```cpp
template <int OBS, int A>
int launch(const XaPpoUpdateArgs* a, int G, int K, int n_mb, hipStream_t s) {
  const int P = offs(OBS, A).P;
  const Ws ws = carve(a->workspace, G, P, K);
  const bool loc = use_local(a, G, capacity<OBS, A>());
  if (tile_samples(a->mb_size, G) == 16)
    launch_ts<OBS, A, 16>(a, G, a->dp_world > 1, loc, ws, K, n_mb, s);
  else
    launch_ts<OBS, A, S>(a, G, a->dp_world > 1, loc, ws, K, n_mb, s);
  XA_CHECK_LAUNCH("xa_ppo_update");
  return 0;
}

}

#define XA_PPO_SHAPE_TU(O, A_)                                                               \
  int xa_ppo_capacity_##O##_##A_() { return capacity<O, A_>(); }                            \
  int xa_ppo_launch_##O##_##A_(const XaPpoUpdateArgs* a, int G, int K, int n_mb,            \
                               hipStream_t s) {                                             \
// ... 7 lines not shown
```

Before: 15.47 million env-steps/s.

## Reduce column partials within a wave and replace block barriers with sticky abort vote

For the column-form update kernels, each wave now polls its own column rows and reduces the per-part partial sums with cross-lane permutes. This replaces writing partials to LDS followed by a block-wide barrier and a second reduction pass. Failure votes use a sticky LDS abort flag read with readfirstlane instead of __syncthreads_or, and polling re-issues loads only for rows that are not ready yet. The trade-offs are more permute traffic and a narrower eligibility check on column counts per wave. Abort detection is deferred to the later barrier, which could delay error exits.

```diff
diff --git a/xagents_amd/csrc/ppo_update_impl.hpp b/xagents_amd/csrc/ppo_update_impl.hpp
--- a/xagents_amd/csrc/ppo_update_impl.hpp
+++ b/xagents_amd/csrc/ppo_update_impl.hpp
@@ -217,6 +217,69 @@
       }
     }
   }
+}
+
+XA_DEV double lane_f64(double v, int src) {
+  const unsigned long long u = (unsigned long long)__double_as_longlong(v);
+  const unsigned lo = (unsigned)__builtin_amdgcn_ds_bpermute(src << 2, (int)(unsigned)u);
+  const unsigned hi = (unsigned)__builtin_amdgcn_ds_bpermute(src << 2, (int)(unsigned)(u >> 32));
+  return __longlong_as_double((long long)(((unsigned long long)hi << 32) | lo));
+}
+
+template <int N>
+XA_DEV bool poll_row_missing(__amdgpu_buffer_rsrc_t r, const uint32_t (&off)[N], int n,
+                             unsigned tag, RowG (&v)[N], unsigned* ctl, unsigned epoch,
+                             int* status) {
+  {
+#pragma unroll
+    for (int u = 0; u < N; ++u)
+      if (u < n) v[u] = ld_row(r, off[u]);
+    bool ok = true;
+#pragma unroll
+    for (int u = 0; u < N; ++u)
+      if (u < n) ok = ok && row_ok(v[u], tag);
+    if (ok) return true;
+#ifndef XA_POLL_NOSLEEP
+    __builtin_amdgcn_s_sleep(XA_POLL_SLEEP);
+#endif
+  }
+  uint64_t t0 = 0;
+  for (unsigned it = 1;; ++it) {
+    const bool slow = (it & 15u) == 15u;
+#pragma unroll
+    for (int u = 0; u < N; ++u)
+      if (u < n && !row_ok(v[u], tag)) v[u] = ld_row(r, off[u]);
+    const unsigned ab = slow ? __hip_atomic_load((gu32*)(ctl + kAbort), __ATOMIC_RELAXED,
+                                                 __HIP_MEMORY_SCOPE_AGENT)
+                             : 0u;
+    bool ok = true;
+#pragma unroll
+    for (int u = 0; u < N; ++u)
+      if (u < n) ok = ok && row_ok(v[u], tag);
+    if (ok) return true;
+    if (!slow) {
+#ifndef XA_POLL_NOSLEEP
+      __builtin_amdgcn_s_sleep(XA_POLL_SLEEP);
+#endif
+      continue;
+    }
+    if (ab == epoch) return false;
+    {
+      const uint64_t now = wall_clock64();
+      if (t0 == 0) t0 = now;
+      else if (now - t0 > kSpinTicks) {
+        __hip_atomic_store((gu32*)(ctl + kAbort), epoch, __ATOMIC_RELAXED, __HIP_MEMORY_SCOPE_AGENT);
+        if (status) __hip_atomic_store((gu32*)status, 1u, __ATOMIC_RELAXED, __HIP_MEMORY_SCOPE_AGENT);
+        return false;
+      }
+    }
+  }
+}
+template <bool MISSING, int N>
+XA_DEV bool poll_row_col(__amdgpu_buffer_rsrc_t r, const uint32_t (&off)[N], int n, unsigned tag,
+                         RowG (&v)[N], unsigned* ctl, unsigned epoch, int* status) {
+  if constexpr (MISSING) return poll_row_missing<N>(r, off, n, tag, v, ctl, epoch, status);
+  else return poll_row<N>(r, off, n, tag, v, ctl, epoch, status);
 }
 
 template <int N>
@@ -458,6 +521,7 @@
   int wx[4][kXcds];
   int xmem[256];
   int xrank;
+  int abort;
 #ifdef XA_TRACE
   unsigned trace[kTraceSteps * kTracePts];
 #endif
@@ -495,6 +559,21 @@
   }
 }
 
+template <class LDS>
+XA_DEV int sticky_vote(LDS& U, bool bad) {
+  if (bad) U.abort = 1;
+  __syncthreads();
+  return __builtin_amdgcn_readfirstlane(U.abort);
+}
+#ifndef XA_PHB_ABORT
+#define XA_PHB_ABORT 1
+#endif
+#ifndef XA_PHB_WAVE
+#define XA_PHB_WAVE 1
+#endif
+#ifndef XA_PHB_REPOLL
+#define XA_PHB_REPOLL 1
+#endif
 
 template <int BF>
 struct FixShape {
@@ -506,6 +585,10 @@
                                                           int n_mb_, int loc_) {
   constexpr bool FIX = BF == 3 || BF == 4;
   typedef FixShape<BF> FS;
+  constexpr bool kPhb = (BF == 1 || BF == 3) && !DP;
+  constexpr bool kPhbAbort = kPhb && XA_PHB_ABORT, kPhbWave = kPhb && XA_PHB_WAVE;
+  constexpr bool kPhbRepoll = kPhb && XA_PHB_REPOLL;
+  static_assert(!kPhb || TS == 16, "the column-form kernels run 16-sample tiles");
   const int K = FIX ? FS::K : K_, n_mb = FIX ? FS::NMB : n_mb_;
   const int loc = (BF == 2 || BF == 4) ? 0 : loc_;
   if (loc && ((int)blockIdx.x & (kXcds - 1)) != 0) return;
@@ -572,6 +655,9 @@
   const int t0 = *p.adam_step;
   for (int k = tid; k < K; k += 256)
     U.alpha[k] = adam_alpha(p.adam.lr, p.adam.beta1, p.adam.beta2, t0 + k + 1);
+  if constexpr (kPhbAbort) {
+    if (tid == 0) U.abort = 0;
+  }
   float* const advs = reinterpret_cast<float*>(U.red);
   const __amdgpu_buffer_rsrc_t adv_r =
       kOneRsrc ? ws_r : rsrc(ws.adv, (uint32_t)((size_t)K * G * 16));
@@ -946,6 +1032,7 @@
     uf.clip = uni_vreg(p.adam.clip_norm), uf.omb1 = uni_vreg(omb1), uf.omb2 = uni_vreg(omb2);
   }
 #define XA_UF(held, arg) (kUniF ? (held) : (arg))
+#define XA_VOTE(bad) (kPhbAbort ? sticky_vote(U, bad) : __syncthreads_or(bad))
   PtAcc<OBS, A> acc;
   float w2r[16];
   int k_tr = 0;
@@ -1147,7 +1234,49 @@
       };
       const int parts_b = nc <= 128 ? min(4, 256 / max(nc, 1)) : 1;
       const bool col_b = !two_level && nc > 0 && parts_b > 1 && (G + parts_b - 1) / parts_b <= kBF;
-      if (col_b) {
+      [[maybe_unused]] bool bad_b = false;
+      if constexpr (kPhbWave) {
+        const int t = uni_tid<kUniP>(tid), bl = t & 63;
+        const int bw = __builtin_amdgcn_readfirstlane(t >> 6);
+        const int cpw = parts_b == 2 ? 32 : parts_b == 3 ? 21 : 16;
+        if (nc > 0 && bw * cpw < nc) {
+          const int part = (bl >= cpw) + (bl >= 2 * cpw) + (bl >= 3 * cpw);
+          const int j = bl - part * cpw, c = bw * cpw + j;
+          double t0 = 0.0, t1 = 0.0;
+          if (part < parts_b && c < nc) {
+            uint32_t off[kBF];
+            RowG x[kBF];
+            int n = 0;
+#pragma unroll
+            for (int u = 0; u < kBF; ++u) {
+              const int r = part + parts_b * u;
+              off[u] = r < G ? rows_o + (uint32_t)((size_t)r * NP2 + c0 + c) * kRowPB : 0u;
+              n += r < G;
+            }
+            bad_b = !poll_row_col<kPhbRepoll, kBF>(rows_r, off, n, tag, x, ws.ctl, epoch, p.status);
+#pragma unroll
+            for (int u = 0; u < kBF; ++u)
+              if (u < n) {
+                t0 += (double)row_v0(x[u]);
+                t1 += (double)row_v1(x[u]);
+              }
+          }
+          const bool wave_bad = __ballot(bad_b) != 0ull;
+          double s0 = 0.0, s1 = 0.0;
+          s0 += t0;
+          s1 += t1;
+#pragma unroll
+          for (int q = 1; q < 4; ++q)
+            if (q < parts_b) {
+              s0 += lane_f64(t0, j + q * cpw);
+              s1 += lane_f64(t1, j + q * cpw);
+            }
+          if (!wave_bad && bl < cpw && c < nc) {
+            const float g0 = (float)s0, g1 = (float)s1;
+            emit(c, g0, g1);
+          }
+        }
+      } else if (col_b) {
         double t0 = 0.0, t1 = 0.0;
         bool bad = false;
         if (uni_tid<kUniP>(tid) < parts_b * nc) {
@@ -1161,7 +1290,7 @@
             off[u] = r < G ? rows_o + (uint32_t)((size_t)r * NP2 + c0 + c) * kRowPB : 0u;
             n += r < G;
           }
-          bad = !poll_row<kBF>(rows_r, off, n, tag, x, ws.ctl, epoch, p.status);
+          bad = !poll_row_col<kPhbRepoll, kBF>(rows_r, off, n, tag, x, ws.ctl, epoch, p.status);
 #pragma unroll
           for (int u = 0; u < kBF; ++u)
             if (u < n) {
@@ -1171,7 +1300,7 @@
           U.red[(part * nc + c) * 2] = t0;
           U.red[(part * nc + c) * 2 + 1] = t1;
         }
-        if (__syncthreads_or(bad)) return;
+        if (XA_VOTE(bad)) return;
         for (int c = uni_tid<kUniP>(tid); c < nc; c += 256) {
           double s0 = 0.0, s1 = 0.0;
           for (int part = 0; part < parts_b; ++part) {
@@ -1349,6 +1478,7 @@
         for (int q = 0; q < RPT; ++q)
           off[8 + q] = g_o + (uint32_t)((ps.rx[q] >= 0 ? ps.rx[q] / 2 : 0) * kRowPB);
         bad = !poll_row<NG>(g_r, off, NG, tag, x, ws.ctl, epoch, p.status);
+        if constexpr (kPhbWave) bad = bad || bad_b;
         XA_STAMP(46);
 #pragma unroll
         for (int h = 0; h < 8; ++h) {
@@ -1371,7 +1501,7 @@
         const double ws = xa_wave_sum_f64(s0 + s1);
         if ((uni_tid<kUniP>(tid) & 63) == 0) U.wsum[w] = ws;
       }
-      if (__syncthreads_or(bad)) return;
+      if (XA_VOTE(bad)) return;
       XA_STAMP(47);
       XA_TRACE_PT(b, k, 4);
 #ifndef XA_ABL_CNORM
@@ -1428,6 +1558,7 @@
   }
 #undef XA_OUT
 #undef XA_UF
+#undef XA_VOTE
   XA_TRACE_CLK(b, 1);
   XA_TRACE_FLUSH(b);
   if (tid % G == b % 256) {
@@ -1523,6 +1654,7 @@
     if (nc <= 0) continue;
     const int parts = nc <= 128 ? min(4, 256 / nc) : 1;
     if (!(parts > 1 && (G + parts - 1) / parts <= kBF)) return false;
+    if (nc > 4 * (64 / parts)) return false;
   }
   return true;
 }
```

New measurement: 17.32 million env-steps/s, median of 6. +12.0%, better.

Problem requirements:
Copy every line above that includes the string "csrc".

Task response:
diff --git a/xagents_amd/csrc/ppo_update_impl.hpp b/xagents_amd/csrc/ppo_update_impl.hpp
--- a/xagents_amd/csrc/ppo_update_impl.hpp
+++ b/xagents_amd/csrc/ppo_update_impl.hpp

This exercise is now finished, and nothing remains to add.